Почему нужен образовавшийся разрыв в памяти? Очевидно, потому, что между природой и даже таким лесным народом как  берендеи должен быть разрыв, а человеческая жизнь несводима к природе и к телу. Тело способно дать только аффекты.  Между ними и любовью  пустота, которая заполняется роком. Вот почему так значимы птицы в прологе пьесы Островского - вещие птицы не только несут весну, но и  судьбу людям.  Эта судьба непредсказуема и потому называется роком.  Начиная с древнегреческих трагедий судьба-рок всегда  выступает в женском обличии. Она  нам достается через мать, сестру или жену. «Мужская» судьба предсказумее и тривиальнее, она  похожа на маршрутное пространство охотника, идущего по следу за дичью. Судьба-рок появляется в пустоте или сама создает пустоту, в которой все тревожно или радостно размещается.
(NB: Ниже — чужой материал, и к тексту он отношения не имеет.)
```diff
-                           pq->d_cmax, pq->d_sqc, codes, counts, rr, sched, (int)gx,         \
-                           rr_next, sched ? ctx->d_sched + (1 - ring) * kSchedSet : nullptr, \
-                           prio, ldc);                                                        \
-        PQH_LAUNCH_CHECK(ctx);                                                              \
-        break;                                                                              \
-    }
+#define PQH_CASE_KT(DD, KTT) \
+    case DD: return launch_form<DD, KTT, CodeT>(a, codes);
     if (pq->k == 4096) {
         if constexpr (sizeof(CodeT) == 2) {
             switch (pq->dsub) {
@@ -1558,8 +1649,6 @@
     }
 #undef PQH_CASE
 #undef PQH_CASE_KT
-    PQH_LAUNCH_CHECK(ctx);
-    return PQH_OK;
 }
 
 template <typename CodeT>
diff --git a/pq_huffman_amd/csrc/hip/pqh_ctx.cpp b/pq_huffman_amd/csrc/hip/pqh_ctx.cpp
--- a/pq_huffman_amd/csrc/hip/pqh_ctx.cpp
+++ b/pq_huffman_amd/csrc/hip/pqh_ctx.cpp
@@ -213,6 +213,12 @@
         case PQH_TUNE_ASSIGN_WGS_PER_CU:
             ctx->tune_wgs_per_cu = value;
             return PQH_OK;
+        case PQH_TUNE_ASSIGN_WAVES_PER_WG: {
+            const int v = (int)value;
+            if ((double)v != value || v > 12 || (v & 1) || v == 2) return PQH_ERR_ARG;
+            ctx->tune_waves_per_wg = v;
+            return PQH_OK;
+        }
         case PQH_TUNE_HIST_SPLIT: {
             const int v = (int)value;
             if (v != 0 && v != 1 && v != 2 && v != 4 && v != 8) return PQH_ERR_ARG;
diff --git a/pq_huffman_amd/csrc/hip/pqh_internal.h b/pq_huffman_amd/csrc/hip/pqh_internal.h
--- a/pq_huffman_amd/csrc/hip/pqh_internal.h
+++ b/pq_huffman_amd/csrc/hip/pqh_internal.h
@@ -35,6 +35,8 @@
     unsigned long long sort_ticket_base = 0;
     int rerank_slot = 0;
     double tune_wgs_per_cu = 0.0;
+    int tune_waves_per_wg = 0;
+    unsigned assign_dyn_raised = 0;
     int tune_hist_split = 0;
     int tune_hist_block = 0;
     int tune_enc_impl = 0;
```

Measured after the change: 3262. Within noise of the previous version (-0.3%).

У Островского в такой пустоте расположены цельные женские характеры. Иногда они, действительно, похожи на луч света.

 

Птицы в фольклоре приносят людям младенцев. В восточнославянской мифологии чудесная птица Симаргл взмахами крыльев с мирового древа сбивает на землю семена растений.  Популярны весенние обряды с изображением «кукушки»  и гадания  о жизни по кукованию этой птицы. Островский   отнес прилет весенних птиц  к драме в жизни Снегурочки, не потеряв мифологической правды при  совершенной художественной точности.  Обилие птиц - это  и начала жизни, и рок, и свобода.  Этой свободы может не существовать нигде в пространстве, но она живет во времени, в континууме времени , из которого прилетают птицы.

 

Мифологическое мышление людей  иногда поправляет трактовки авторских образов. Так Дон-Кихот сделался худым и высоким, а Снегурочка, ставшая участницей новогодних празднеств,  воспринимается не дочерью, а внучкой Деда Мороза. Значит, ее образ  приблизился к  образу ребенка-счастье, в основе которого лежит архетип Божественного дитя. В этом ее история чем-то похожа на приключения отечественного Буратино, который  вовсе не хочет стать человеком, но хочет, чтобы все были счастливы.

 

 

[1] Чеснов Я.В. Колдуны и тинэйджеры в гипертексте девиантности //От массовой культуры к культуре индивидуальных миров: новая парадигма цивили­зации. Сб.  статей /Отв.  ред. Е.В.Дуков. М., 1998 (Гос. ин-т ис­кусствознания). С.108-119.

 

 

 

[2] Ильнеков Э.В. Проблема идеального//Вопросы философии. 1979, N7. С.148.